Which hands are you raising?
Quote:
Originally Posted by Fnord
AKo
Raise for value. AKo is still a fairly strong multi-way hand.

Quote:
Originally Posted by Fnord
QTo
Call, weaker offsuit broadways don't play well mutli-way, but we have enough hand and position to take a flop.

Quote:
Originally Posted by Fnord
QTs
EASY value raise.

Quote:
Originally Posted by Fnord
88
At a passive table, raise for the thin equity edge and for a chance to take a free turn card. At a more wild table this is an easy flat.

Quote:
Originally Posted by Fnord
AQo
Enough equity edge to raise.

Quote:
Originally Posted by Fnord
KQo AJo
Not enough equity to raise.
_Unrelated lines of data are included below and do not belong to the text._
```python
WindowPiece = collections.namedtuple(
    "WindowPiece", "tile tx ty tw th xa xb ya yb left right top bottom ox oy")
WindowPiece.__doc__ = """The part of a window that lies in one tile.  tile: index in tile_windows order; (tx, ty, tw, th): the
tile in scene pixels; [xa,xb) x [ya,yb): the window clipped to the tile, in TILE pixels; left / right / top / bottom: the
margin of MSB samples taken around it (D, clipped to the tile's own edges); (ox, oy): where the piece goes in the window."""


def check_window(window, width, height):
    try:
        x0, y0, w, h = (int(v) for v in window)
    except (TypeError, ValueError):
        raise ValueError(f"window {window!r}: four integers (x0, y0, w, h) expected") from None
    if w < 1 or h < 1:
        raise ValueError(f"window x0={x0} y0={y0} w={w} h={h} is empty (the scene is {width} x {height})")
    if x0 < 0 or y0 < 0 or x0 + w > width or y0 + h > height:
        raise ValueError(f"window x0={x0} y0={y0} w={w} h={h} is not inside the {width} x {height} scene")
    return x0, y0, w, h


def window_pieces(width, height, split_ratio, window, D):
    from LBDRNdataset import tile_windows
    x0, y0, w, h = check_window(window, width, height)
    pieces = []
    for t, (_, _, tx, ty, tw, th) in enumerate(tile_windows(width, height, split_ratio)):
        xa, xb = max(x0, tx) - tx, min(x0 + w, tx + tw) - tx
        ya, yb = max(y0, ty) - ty, min(y0 + h, ty + th) - ty
        if xa >= xb or ya >= yb:
            continue
        pieces.append(WindowPiece(t, tx, ty, tw, th, xa, xb, ya, yb, min(D, xa), min(D, tw - xb), min(D, ya),
                                  min(D, th - yb), tx + xa - x0, ty + ya - y0))
    return pieces


def decode_window_pieces(bitstream, window, device="cuda:0", path=ops.PATH_AUTO, cfg=None, take=None, enhance=True, mask=True):
    from . import container
    from .features import window_tables
    bitstream = bytes(bitstream) if not isinstance(bitstream, (bytes, memoryview)) else bitstream
    n_hdr, split_ratio, width, height, K, bc, nl, D, nn_list, base_list = container.unpack_header(bitstream)
    pieces = window_pieces(width, height, split_ratio, window, D)
    cfg = copy.copy(cfg) if cfg is not None else FeatCfg.from_constants()
    activation = container.header_activation(bitstream)
    if activation is not None:
        cfg.activation = activation
    dev = torch.device(device)
    layer = container.unpack_residual_trailer(bitstream) if enhance else None
    nodata = container.unpack_nodata_trailer(bitstream) if mask else None
    offsets = [n_hdr]
    for t in range(split_ratio * split_ratio):
        offsets.append(offsets[-1] + nn_list[t] + base_list[t])
    out = []
    for k, pc in enumerate(pieces):
        if take is not None and not take(k, pc):
            continue
        off = offsets[pc.tile]
        nn_payload = bitstream[off:off + nn_list[pc.tile]]
        base_payload = bitstream[off + nn_list[pc.tile]:offsets[pc.tile + 1]]
        base = container.decode_base(bytes(base_payload), device=device, keep_on_device=True)
        if not isinstance(base, torch.Tensor):
            base = np.ascontiguousarray(base).astype(np.uint16)
            base = ops.to_device_u16(base[None] if base.ndim == 2 else base, dev)
        msb_d = base if base.dim() == 3 else base[None]
        C, H, W = msb_d.shape
        if (H, W) != (pc.th, pc.tw):
            raise ValueError(f"tile {pc.tile}: the MSB payload is {W} x {H}, the header's tile is {pc.tw} x {pc.th}")
        msb_max = int((msb_d.to(torch.int32) & 0xFFFF).max().item())
        need = ops.param_count(ops.make_net(cfg.feature_dim(C, D), bc, C, nl))
        params = container.decode_weights(bytes(nn_payload), expected=need)
        rows, cols = (pc.ya - pc.top, pc.yb + pc.bottom), (pc.xa - pc.left, pc.xb + pc.right)
        crop = msb_d[:, rows[0]:rows[1], cols[0]:cols[1]].contiguous()
        geom = ops.FeatureGeometry(C, rows[1] - rows[0], cols[1] - cols[0], K, D, msb_max, cfg, dev,
                                   tables=window_tables(H, W, cfg, rows, cols))
        net = ops.make_net(geom.F, bc, C, nl, cfg.act)
        p = torch.from_numpy(np.ascontiguousarray(params, dtype=np.float32)).to(dev)
        rec = ops.decode_fused(geom, net, crop, p, path=path)
        rec = rec[:, pc.top:pc.top + pc.yb - pc.ya, pc.left:pc.left + pc.xb - pc.xa]
        if layer is not None:
            rec = residual_apply(layer[1][pc.tile], rec.contiguous(), (pc.xa, pc.ya, pc.xb - pc.xa, pc.yb - pc.ya))
        if nodata is not None:
            from . import nodata as nd
            rec = nd.apply(rec.contiguous(), *nodata[1][pc.tile], nodata[0], (pc.xa, pc.ya, pc.xb - pc.xa, pc.yb - pc.ya))
        out.append((pc, rec))
    return (width, height), out


def decode_window(bitstream, window, device="cuda:0", path=ops.PATH_AUTO, cfg=None, keep_on_device=True, enhance=True, mask=True):
    _, parts = decode_window_pieces(bitstream, window, device, path, cfg, enhance=enhance, mask=mask)
    x0, y0, w, h = (int(v) for v in window)
    out = None
    for pc, rec in parts:
        if out is None:
            out = torch.empty((rec.shape[0], h, w), dtype=rec.dtype, device=rec.device)
        out[:, pc.oy:pc.oy + rec.shape[1], pc.ox:pc.ox + rec.shape[2]] = rec
    return out if keep_on_device else ops.from_device_u16(out)
```

lbdrn-msic_amd/lbdrn_hip/ops.py:

```python
import ctypes

import numpy as np
import torch

from . import _lib
from ._lib import EVAL_BACKGROUND, EVAL_DECODED, EVAL_FAST, EVAL_VALID, EVAL_X16, TRAIN_ALONE, Geom, Net, PATH_AUTO, check, lib


def _call(fn, ref, *args):
    dev = ref.device if isinstance(ref, torch.Tensor) else torch.device(ref)
    if dev.type != "cuda":
        raise _lib.LbdrnError("liblbdrn_hip works on device (HBM) tensors only; there is no CPU path in this package")
    with torch.cuda.device(dev):
        check(fn(*args, ctypes.c_void_p(torch.cuda.current_stream(dev).cuda_stream)))


def _ptr(t):
    return ctypes.c_void_p(t.data_ptr()) if t is not None else None


def _need_cuda(*ts):
    for t in ts:
        if t is not None and not t.is_cuda:
            raise _lib.LbdrnError("liblbdrn_hip works on device (HBM) tensors only; there is no "
                                  "CPU path in this package")


def _u16(t):
    if t.dtype == torch.uint16:
        return t.view(torch.int16)
    assert t.dtype == torch.int16, t.dtype
    return t


class FeatureGeometry:

    def __init__(self, C, H, W, K, D, msb_max, cfg, device, tables=None):
        from .features import pos_tables
        self.C, self.H, self.W, self.K, self.D, self.msb_max = C, H, W, K, D, int(msb_max)
        self.cfg = cfg
        rowtab, coltab = tables if tables is not None else pos_tables(H, W, cfg)
        if rowtab.shape != (H, cfg.P) or coltab.shape != (W, cfg.P):
            raise ValueError(f"positional tables {rowtab.shape}, {coltab.shape} for a {H} x {W} raster with P = {cfg.P}")
        self.P = rowtab.shape[1]
        self.rowtab = torch.from_numpy(rowtab).to(device) if self.P else None
        self.coltab = torch.from_numpy(coltab).to(device) if self.P else None
        self.F = cfg.feature_dim(C, D)
        self.c = Geom(C, H, W, K, D, int(msb_max), int(cfg.use_colors), int(cfg.relative), self.P,
                      0, self.rowtab.data_ptr() if self.P else None,
                      self.coltab.data_ptr() if self.P else None)

    def with_max(self, msb_max):
        self.msb_max = int(msb_max)
        self.c.msb_max = int(msb_max)
        return self


ACT_SINE, ACT_RELU = 0, 1


def make_net(F, bc, C, nl, act=ACT_SINE):
    return Net(F, bc, C, nl, act)


def param_count(net):
    return int(lib().lbdrn_param_count(ctypes.byref(net)))


def split_bits(img, K):
    _need_cuda(img)
    img = _u16(img.contiguous())
    C, H, W = img.shape
    msb = torch.empty_like(img)
    mx = torch.zeros(1, dtype=torch.int32, device=img.device)
    _call(lib().lbdrn_split_bits, img, _ptr(img), C, H, W, K, _ptr(msb), _ptr(mx))
    return msb, int(mx.item())


def labels(img, K, idx=None):
    _need_cuda(img, idx)
    img = _u16(img.contiguous())
    C, H, W = img.shape
    n = H * W if idx is None else idx.numel()
    out = torch.empty((n, C), dtype=torch.float32, device=img.device)
    if idx is not None:
        idx = idx.to(torch.int64).contiguous()
    _call(lib().lbdrn_labels, img, _ptr(img), C, H, W, K, _ptr(idx), n, _ptr(out))
    return out


def features(geom, msb, idx=None):
    _need_cuda(msb, idx)
    msb = _u16(msb.contiguous())
    n = geom.H * geom.W if idx is None else idx.numel()
    out = torch.empty((n, geom.F), dtype=torch.float32, device=msb.device)
    if idx is not None:
        idx = idx.to(torch.int64).contiguous()
    _call(lib().lbdrn_features, msb, ctypes.byref(geom.c), _ptr(msb), _ptr(idx), n, _ptr(out))
    return out


def forward(net, params, x):
    _need_cuda(params, x)
    x = x.contiguous().float()
    params = params.contiguous().float()
    B = x.shape[0]
    assert x.shape[1] == net.F and params.numel() == param_count(net)
    y = torch.empty((B, net.C), dtype=torch.float32, device=x.device)
    nbytes = lib().lbdrn_forward_workspace(ctypes.byref(net), B)
    ws = torch.empty(max(nbytes, 1), dtype=torch.uint8, device=x.device)
    _call(lib().lbdrn_forward, x, ctypes.byref(net), _ptr(params), _ptr(x), B, _ptr(y), _ptr(ws), nbytes)
    return y


def forward_tape(net, params, x):
    _need_cuda(params, x)
    x = x.contiguous().float()
    params = params.contiguous().float()
    B = x.shape[0]
    assert x.shape[1] == net.F and params.numel() == param_count(net)
    y = torch.empty((B, net.C), dtype=torch.float32, device=x.device)
    nbytes = lib().lbdrn_tape_bytes(ctypes.byref(net), B)
    tape = torch.empty(max(nbytes, 1), dtype=torch.uint8, device=x.device)
    _call(lib().lbdrn_forward_tape, x, ctypes.byref(net), _ptr(params), _ptr(x), B, _ptr(y), _ptr(tape), nbytes)
    return y, tape


def backward(net, params, x, tape, y, dy, want_dx=False):
    _need_cuda(params, x, tape, y, dy)
    x = x.contiguous().float()
    params = params.contiguous().float()
    dy = dy.contiguous().float()
    B = x.shape[0]
    assert x.shape[1] == net.F and params.numel() == param_count(net)
    assert y.shape == (B, net.C) and dy.shape == (B, net.C) and y.is_contiguous()
    grads = torch.empty(param_count(net), dtype=torch.float32, device=x.device)
    dx = torch.empty((B, net.F), dtype=torch.float32, device=x.device) if want_dx else None
    nbytes = lib().lbdrn_backward_workspace(ctypes.byref(net), B)
    ws = torch.empty(max(nbytes, 1), dtype=torch.uint8, device=x.device)
    _call(lib().lbdrn_backward, x, ctypes.byref(net), _ptr(params), _ptr(x), B, _ptr(tape), tape.numel(), _ptr(y),
          _ptr(dy), _ptr(grads), _ptr(dx), _ptr(ws), nbytes)
    return grads, dx


class ApplyWorkspace:
    def __init__(self, geom, net, device):
        self.nbytes = lib().lbdrn_apply_workspace(ctypes.byref(geom.c), ctypes.byref(net))
        self.buf = torch.empty(max(self.nbytes, 1), dtype=torch.uint8, device=device)


def decode_fused(geom, net, msb, params, want_y=False, path=PATH_AUTO, ws=None):
    _need_cuda(msb, params)
    msb = _u16(msb.contiguous())
    params = params.contiguous().float()
    out = torch.empty_like(msb)
    y = torch.empty((geom.H * geom.W, geom.C), dtype=torch.float32, device=msb.device) if want_y else None
    ws = ws or ApplyWorkspace(geom, net, msb.device)
    _call(lib().lbdrn_decode_fused, msb, ctypes.byref(geom.c), ctypes.byref(net), _ptr(msb), _ptr(params),
                                   _ptr(out), _ptr(y), _ptr(ws.buf), ws.nbytes, path)
    return (out, y) if want_y else out


def eval_sse(geom, net, img, msb, params, path=PATH_AUTO, ws=None, out=None, background=False, fast=False, x16=False,
             nodata=None, decoded=False):
    _need_cuda(img, msb, params)
    img = _u16(img.contiguous())
    msb = _u16(msb.contiguous())
    params = params.contiguous().float()
    sse = out if out is not None else torch.zeros(1, dtype=torch.float64, device=msb.device)
    ws = ws or ApplyWorkspace(geom, net, msb.device)
    gc = geom.c
    if nodata is not None:
        gc = Geom.from_buffer_copy(geom.c)
        gc.reserved = int(nodata)
    _call(lib().lbdrn_eval_sse, msb, ctypes.byref(gc), ctypes.byref(net), _ptr(img), _ptr(msb),
                               _ptr(params), _ptr(sse), _ptr(ws.buf), ws.nbytes,
                               path | (EVAL_BACKGROUND if background else 0) | (EVAL_FAST if fast else 0) |
                               (EVAL_X16 if (fast and x16) else 0) | (EVAL_VALID if nodata is not None else 0) |
                               (EVAL_DECODED if decoded else 0))
    return sse


class TrainWorkspace:

    def __init__(self, geom, net, batch_size, device):
        self.geom, self.net, self.batch_size = geom, net, batch_size
        self.nbytes = lib().lbdrn_train_workspace(ctypes.byref(geom.c), ctypes.byref(net), batch_size)
        self.buf = torch.empty(max(self.nbytes, 1), dtype=torch.uint8, device=device)
        self.prepared_for = None

    def prepare(self, img, msb, path=PATH_AUTO):
        img, msb = _u16(img.contiguous()), _u16(msb.contiguous())
        _call(lib().lbdrn_train_prepare, img, ctypes.byref(self.geom.c), ctypes.byref(self.net), _ptr(img),
                                        _ptr(msb), self.batch_size, _ptr(self.buf), self.nbytes, path)
        self.prepared_for = self.key(img, path, self.geom)
        return self

    @staticmethod
    def key(img, path, geom):
        return (img.data_ptr(), path, int(geom.c.K), int(geom.c.D), int(geom.c.msb_max))
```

However, I might raise them from the CO to limit the field and get the Button to fold.

Quote:
Originally Posted by Fnord
TT
Value raise. TT is too good.

Quote:
Originally Posted by Fnord
A4s
After 5 limpers this is a thin value raise and to build a pot so you get lots of correct calls that feed your nut flush draw.

Quote:
Originally Posted by Fnord
56s
Call, not enough equity to raise as a lot of your draws aren't to the nuts.

Quote:
Originally Posted by Fnord
Which hands are you capping if someone cheers "ZOMG BIG POT!!!!!" and makes it 3 bets after limping in?
Everything I would raise on the button I'm happy to go 4 bets with if I wanted to go 2. Except I might flat the eights, but it probably will get capped anyway so GAMB00L.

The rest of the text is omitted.